Thanks for your reply.
On 2022/1/3 6:36 pm, Karsten Graul wrote:
On 31/12/2021 10:44, Wen Gu wrote:
On 2021/12/29 8:56 pm, Karsten Graul wrote:
On 28/12/2021 16:13, Wen Gu wrote:
We encountered some crashes caused by the race between the access
and the termination of link groups.
What do you think about it?
Hi Wen,
thank you, and I also wish you and your family a happy New Year!
Thanks for your detailed explanation, you convinced me of your idea to use
a reference counting! I think its a good solution for the various problems you describe.
I am still thinking that even if you saw no problems when conn->lgr is not NULL when the lgr
is already terminated there should be more attention on the places where conn->lgr is checked.
Thank you for reminding. I agree with the concern.
It should be improved to avoid the potential issue we haven't found.
For example, in smc_cdc_get_slot_and_msg_send() there is a check for !conn->lgr with the intention
to avoid working with a terminated link group.
Should all checks for !conn->lgr be now replaced by the check for conn->freed ?? Does this make sense?
In my humble opinion, we can replace !conn->lgr with !conn->alert_token_local.

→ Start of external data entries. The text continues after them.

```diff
@@ -1497,6 +1512,11 @@
         Yh = cls._scratch('Yh', NB * 2 * Z * N * 4, a.device)
         call('ptts_dense_bf16x6_batched', ptr(Ap), 2 * Z * 2 * Kh, ptr(wpl), npw, None, ptr(Yh), 2 * Z * N, NB, 2 * Z, N, 2 * Kh,
              2 * Kh, N, 1 if _Flags.bf16_products else 3, stream(), tag=('freq', NB, 2 * Z, N, 2 * Kh))
+        if cls.rows_enabled(2, S, N, c['Rp'], c['R'] * Z * N):
+            d = _hip.DenseRowsDesc(B=Yh.data_ptr(), strideB=N, ldb=Z * N, windows=0, nB=0, T=0, NS=0, S=0, row_off=0, kvalid=c['R'], mirror_cols=0)
+            call('ptts_dense_bf16x6_batched', ptr(c['E']), 0, ctypes.byref(d), 0, ptr(b), ptr(y), S * N, Z, S, N, c['Rp'], c['Rp'], N,
+                 3 | _hip.PLANES_ROWS, stream(), tag=('idft', Z, S, N, c['Rp']))
+            return
         npy = lib.ptts_dense_planes_bytes(N, c['R'])
         ypl = cls._scratch('ypl', Z * npy, a.device)
         call('ptts_split3_dense_weight_strided', ptr(Yh), N, ptr(ypl), npy, Z, Z * N, c['R'], N, 0, stream(), tag=('y', Z))
@@ -1558,6 +1578,11 @@
 
 def conv1d_fft(on):
     _C1FFT.enabled = _C1FFT.default if on is None else bool(on)
+    _C1FFT.clear()
+
+
+def conv1d_fft_rows(on):
+    _C1FFT.rows_sites = _C1FFT.rows_default if on is None else (3 if on is True else int(on))
     _C1FFT.clear()
 
 
```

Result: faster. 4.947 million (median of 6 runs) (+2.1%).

If a smc connection is registered to a link group successfully by smc_lgr_register_conn(),
conn->alert_token_local is set to non-zero. At this moment, the conn->lgr is ready to be used.
And if the link group is terminated, conn->alert_token_local is reset to zero in smc_lgr_unregister_conn(),
meaning that the link group registered to connection shouldn't be used anymore.
So I think checking conn->alert_token_local has the same effect with checking conn->lgr to
identify whether the link group pointed by conn->lgr is still healthy and able to be used.
What do you think about it? :)
Thanks,
Wen Gu